Give back an exact copy of the lines in the records below, from the line that has "APE_CHECK_ARG(((uintptr_t)X) % 16" through the line that has "p.ln_w = ln_weight;", and nothing besides.

**Supplied information:**
####################

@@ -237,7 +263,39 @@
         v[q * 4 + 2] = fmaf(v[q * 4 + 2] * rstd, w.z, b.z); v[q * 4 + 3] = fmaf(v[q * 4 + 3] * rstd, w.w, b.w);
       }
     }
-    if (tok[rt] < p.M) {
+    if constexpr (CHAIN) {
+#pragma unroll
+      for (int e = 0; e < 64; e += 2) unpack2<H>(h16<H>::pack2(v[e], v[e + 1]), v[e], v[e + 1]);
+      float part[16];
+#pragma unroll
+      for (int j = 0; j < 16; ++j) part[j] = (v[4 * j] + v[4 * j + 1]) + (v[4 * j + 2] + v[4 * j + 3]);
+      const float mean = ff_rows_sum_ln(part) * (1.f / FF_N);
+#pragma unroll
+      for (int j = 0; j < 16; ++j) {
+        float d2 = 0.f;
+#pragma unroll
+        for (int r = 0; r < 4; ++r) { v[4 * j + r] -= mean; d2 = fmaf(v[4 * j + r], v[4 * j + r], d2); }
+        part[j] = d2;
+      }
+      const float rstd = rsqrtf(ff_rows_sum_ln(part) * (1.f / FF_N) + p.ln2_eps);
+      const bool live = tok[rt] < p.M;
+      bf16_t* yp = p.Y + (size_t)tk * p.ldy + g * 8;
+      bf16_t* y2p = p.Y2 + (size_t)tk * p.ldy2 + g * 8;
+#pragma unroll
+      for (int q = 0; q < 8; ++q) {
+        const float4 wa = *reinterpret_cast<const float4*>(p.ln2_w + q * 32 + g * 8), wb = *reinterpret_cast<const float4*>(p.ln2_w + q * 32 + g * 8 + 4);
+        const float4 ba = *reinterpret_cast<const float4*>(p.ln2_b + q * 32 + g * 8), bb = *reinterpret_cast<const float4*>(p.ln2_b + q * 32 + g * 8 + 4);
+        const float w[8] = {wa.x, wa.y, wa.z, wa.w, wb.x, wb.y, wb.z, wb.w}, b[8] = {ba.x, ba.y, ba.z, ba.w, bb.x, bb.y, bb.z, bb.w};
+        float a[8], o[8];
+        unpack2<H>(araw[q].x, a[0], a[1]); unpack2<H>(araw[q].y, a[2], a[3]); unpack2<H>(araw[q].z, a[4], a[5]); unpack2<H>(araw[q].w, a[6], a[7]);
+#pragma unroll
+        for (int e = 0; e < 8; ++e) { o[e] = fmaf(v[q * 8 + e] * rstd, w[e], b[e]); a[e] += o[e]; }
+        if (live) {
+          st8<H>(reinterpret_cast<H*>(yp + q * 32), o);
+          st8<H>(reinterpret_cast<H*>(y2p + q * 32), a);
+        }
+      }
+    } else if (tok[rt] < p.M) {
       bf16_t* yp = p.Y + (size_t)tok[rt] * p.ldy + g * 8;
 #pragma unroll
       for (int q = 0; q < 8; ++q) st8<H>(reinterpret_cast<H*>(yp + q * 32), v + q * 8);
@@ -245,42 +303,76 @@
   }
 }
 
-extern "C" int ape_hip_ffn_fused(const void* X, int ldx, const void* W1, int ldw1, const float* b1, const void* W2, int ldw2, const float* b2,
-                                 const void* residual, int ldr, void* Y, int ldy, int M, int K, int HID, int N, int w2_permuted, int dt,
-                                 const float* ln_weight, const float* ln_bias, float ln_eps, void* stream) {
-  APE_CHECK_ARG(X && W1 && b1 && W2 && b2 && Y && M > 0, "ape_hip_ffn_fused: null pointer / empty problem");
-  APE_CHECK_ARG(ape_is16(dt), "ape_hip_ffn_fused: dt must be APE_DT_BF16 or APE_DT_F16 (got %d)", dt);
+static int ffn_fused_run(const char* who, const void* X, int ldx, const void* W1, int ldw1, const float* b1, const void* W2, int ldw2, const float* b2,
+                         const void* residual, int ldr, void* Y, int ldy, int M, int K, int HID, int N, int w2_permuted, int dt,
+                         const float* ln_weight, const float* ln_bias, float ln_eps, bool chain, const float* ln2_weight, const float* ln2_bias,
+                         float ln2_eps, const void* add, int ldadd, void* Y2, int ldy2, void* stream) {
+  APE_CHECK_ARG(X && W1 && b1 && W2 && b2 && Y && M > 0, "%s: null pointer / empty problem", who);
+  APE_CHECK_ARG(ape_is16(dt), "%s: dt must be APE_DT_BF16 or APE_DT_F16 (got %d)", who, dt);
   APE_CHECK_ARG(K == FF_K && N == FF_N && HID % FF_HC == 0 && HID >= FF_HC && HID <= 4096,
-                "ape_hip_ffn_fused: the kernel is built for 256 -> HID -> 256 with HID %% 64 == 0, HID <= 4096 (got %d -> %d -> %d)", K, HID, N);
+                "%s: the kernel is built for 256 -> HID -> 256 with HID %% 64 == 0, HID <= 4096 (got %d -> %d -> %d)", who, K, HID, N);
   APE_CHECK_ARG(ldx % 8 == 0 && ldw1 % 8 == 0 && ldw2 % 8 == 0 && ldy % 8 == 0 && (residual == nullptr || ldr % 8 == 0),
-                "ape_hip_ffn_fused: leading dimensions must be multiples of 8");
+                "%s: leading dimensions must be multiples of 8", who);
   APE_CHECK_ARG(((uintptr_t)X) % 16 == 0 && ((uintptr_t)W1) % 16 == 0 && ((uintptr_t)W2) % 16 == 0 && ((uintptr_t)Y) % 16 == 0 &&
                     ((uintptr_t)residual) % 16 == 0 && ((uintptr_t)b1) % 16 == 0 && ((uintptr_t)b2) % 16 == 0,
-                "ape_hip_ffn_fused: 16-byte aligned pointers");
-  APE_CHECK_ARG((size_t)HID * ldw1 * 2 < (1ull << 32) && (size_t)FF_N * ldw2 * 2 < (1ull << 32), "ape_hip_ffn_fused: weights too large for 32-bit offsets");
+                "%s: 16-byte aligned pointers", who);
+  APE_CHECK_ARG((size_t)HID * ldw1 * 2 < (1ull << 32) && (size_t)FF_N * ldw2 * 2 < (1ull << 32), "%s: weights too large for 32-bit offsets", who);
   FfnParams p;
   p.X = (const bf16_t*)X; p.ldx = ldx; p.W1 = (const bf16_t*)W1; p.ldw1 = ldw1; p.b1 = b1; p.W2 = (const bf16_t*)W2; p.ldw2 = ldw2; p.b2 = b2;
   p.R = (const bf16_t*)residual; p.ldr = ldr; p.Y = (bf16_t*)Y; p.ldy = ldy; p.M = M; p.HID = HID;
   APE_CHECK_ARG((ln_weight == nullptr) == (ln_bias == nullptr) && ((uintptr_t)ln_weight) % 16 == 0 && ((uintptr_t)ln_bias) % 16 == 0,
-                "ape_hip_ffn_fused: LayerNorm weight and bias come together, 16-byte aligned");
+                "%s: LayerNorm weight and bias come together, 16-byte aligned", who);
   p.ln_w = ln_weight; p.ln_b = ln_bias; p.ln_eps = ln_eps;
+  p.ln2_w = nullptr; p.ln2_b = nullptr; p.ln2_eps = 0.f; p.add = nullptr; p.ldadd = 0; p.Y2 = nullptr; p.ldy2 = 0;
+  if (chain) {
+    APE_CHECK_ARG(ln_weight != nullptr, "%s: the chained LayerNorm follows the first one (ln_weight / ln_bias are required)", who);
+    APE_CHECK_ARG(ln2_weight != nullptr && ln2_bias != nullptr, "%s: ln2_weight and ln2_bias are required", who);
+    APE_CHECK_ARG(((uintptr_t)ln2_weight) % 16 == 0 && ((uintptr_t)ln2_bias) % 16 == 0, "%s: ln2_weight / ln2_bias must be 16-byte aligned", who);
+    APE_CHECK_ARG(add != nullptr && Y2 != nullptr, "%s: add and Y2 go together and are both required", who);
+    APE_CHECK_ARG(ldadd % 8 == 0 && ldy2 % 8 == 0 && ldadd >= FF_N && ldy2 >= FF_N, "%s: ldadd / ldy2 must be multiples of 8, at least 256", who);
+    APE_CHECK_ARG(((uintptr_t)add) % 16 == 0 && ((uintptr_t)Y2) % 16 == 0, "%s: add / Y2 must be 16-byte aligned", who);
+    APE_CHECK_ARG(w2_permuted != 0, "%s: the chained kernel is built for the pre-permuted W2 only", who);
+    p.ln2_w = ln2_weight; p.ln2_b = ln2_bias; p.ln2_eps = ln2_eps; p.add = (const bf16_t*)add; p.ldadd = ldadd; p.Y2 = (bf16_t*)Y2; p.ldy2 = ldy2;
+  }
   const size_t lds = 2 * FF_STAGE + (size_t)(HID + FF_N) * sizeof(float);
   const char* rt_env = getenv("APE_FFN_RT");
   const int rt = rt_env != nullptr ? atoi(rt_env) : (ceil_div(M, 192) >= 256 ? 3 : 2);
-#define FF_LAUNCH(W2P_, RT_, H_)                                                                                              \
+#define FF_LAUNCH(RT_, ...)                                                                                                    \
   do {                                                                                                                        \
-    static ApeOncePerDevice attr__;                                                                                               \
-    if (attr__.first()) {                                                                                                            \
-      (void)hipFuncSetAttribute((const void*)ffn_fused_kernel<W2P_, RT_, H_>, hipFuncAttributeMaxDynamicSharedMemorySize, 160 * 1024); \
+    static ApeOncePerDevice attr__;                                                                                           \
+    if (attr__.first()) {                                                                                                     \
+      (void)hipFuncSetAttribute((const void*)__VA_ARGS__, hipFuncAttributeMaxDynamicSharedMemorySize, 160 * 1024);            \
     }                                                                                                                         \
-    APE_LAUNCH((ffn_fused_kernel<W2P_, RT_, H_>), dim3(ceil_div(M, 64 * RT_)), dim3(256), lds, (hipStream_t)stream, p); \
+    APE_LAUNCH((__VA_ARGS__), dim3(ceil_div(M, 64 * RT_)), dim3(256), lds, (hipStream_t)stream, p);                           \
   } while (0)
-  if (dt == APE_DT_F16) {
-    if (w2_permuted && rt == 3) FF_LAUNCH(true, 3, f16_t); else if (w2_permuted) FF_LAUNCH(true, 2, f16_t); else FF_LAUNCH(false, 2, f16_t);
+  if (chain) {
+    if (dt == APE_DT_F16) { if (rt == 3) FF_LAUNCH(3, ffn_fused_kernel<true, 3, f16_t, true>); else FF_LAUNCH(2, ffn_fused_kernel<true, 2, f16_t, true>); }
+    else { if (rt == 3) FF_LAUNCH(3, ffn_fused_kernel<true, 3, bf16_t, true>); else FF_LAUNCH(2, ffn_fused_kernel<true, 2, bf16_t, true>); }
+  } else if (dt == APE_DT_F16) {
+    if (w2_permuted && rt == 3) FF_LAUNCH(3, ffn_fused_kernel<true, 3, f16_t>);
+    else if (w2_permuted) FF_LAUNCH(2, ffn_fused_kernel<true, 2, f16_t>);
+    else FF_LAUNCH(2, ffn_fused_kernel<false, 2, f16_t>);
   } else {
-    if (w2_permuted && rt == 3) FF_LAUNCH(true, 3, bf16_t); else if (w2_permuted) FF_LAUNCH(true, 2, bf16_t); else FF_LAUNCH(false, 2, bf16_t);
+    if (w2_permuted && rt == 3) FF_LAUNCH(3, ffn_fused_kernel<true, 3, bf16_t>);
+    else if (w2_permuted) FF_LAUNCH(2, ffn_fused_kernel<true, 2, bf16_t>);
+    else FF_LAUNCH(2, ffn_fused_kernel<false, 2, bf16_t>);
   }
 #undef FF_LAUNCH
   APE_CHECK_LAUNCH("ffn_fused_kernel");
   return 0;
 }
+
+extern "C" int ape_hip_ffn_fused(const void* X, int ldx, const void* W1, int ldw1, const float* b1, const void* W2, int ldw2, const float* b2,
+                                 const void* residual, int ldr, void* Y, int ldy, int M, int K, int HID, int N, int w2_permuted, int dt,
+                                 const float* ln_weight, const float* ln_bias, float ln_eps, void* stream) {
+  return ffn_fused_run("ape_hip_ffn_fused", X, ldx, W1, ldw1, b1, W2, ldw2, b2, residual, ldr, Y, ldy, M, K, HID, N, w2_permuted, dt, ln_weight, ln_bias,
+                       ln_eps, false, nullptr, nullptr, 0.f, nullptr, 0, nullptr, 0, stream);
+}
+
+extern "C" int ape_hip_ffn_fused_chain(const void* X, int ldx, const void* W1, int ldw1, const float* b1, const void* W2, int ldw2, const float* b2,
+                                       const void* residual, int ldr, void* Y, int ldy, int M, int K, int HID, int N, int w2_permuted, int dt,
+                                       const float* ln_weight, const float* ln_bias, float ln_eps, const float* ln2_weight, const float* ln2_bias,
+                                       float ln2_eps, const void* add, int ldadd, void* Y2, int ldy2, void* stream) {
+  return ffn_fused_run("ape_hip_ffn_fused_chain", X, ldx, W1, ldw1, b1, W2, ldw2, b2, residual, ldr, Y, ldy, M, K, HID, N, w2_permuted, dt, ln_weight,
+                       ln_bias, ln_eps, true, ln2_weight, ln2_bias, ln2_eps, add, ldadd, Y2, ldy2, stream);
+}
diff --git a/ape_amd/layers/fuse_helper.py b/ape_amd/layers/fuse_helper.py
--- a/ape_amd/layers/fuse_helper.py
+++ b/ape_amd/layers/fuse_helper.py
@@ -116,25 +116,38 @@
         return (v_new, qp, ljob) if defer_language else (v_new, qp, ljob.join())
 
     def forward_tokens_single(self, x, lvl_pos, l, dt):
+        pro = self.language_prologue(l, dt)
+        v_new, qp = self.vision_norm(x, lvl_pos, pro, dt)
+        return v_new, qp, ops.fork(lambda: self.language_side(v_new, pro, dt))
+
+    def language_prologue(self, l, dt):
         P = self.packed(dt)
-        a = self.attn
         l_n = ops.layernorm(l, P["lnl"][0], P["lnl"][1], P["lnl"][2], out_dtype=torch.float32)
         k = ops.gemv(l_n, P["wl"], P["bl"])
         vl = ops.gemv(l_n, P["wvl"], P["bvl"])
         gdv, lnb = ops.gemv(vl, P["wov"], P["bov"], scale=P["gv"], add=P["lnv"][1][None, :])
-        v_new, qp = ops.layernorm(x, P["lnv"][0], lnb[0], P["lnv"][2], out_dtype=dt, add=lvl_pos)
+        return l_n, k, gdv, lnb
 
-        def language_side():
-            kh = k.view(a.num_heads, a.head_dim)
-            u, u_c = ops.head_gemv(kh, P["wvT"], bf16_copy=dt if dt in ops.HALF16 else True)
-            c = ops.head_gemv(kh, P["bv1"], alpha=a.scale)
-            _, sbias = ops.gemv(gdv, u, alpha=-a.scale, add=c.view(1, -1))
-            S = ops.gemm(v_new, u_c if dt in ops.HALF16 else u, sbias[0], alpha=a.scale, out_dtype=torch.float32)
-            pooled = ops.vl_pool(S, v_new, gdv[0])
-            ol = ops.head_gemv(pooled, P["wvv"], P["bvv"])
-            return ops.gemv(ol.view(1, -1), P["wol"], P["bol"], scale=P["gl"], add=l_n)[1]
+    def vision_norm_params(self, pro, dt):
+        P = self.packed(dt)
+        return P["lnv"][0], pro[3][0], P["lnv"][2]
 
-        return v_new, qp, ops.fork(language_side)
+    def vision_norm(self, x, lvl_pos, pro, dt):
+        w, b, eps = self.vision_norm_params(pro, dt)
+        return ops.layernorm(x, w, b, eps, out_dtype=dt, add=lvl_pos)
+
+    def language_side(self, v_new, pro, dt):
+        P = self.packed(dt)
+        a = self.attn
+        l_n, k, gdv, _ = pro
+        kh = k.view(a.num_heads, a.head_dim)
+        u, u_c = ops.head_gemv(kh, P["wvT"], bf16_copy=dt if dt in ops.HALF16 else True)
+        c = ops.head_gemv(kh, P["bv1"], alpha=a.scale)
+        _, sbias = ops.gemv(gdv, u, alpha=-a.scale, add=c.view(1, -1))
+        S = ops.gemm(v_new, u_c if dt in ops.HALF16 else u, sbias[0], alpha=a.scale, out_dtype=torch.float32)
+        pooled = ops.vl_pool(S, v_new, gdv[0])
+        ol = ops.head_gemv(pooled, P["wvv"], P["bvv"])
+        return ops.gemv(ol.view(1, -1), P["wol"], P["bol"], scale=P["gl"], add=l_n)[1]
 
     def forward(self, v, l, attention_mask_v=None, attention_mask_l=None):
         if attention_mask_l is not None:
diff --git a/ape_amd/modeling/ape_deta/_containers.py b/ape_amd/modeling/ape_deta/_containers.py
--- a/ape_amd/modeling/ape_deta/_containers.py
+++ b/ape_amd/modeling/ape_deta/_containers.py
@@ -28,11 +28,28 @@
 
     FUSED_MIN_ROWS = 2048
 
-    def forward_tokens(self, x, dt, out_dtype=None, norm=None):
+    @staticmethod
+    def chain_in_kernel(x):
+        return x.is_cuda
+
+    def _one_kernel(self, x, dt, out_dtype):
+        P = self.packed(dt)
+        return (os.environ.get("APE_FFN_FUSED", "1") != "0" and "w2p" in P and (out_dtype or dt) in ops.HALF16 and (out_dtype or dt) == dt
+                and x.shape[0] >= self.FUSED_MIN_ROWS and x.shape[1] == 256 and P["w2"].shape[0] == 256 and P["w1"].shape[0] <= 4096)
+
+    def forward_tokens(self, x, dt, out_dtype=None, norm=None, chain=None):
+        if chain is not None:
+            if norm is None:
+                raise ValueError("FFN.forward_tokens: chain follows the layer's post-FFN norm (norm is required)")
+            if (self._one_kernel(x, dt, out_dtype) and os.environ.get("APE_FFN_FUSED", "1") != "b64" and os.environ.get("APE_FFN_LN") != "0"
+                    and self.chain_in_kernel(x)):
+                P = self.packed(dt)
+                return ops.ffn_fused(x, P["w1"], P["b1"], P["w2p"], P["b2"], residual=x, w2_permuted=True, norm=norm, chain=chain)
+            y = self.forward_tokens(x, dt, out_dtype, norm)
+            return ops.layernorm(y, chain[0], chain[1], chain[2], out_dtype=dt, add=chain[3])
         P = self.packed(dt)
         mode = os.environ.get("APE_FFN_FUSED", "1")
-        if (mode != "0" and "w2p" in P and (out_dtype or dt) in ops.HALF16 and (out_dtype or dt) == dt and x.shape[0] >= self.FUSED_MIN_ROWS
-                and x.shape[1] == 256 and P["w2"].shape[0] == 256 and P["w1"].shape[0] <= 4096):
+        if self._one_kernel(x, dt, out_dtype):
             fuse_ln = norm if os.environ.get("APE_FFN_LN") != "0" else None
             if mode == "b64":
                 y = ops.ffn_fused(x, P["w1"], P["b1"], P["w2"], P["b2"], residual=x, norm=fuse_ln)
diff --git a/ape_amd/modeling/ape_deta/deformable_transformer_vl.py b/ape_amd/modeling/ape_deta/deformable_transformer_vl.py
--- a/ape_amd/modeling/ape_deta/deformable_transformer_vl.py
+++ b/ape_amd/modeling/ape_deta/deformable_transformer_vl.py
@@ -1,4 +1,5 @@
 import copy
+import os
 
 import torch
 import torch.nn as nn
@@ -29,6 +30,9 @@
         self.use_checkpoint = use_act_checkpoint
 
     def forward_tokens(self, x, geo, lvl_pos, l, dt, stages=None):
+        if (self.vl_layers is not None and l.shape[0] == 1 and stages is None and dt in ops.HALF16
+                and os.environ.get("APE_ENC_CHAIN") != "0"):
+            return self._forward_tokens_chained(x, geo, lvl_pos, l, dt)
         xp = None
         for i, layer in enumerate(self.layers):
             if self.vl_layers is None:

####################

**Output for this task:**
   APE_CHECK_ARG(((uintptr_t)X) % 16 == 0 && ((uintptr_t)W1) % 16 == 0 && ((uintptr_t)W2) % 16 == 0 && ((uintptr_t)Y) % 16 == 0 &&
                     ((uintptr_t)residual) % 16 == 0 && ((uintptr_t)b1) % 16 == 0 && ((uintptr_t)b2) % 16 == 0,
-                "ape_hip_ffn_fused: 16-byte aligned pointers");
-  APE_CHECK_ARG((size_t)HID * ldw1 * 2 < (1ull << 32) && (size_t)FF_N * ldw2 * 2 < (1ull << 32), "ape_hip_ffn_fused: weights too large for 32-bit offsets");
+                "%s: 16-byte aligned pointers", who);
+  APE_CHECK_ARG((size_t)HID * ldw1 * 2 < (1ull << 32) && (size_t)FF_N * ldw2 * 2 < (1ull << 32), "%s: weights too large for 32-bit offsets", who);
   FfnParams p;
   p.X = (const bf16_t*)X; p.ldx = ldx; p.W1 = (const bf16_t*)W1; p.ldw1 = ldw1; p.b1 = b1; p.W2 = (const bf16_t*)W2; p.ldw2 = ldw2; p.b2 = b2;
   p.R = (const bf16_t*)residual; p.ldr = ldr; p.Y = (bf16_t*)Y; p.ldy = ldy; p.M = M; p.HID = HID;
   APE_CHECK_ARG((ln_weight == nullptr) == (ln_bias == nullptr) && ((uintptr_t)ln_weight) % 16 == 0 && ((uintptr_t)ln_bias) % 16 == 0,
-                "ape_hip_ffn_fused: LayerNorm weight and bias come together, 16-byte aligned");
+                "%s: LayerNorm weight and bias come together, 16-byte aligned", who);
   p.ln_w = ln_weight; p.ln_b = ln_bias; p.ln_eps = ln_eps;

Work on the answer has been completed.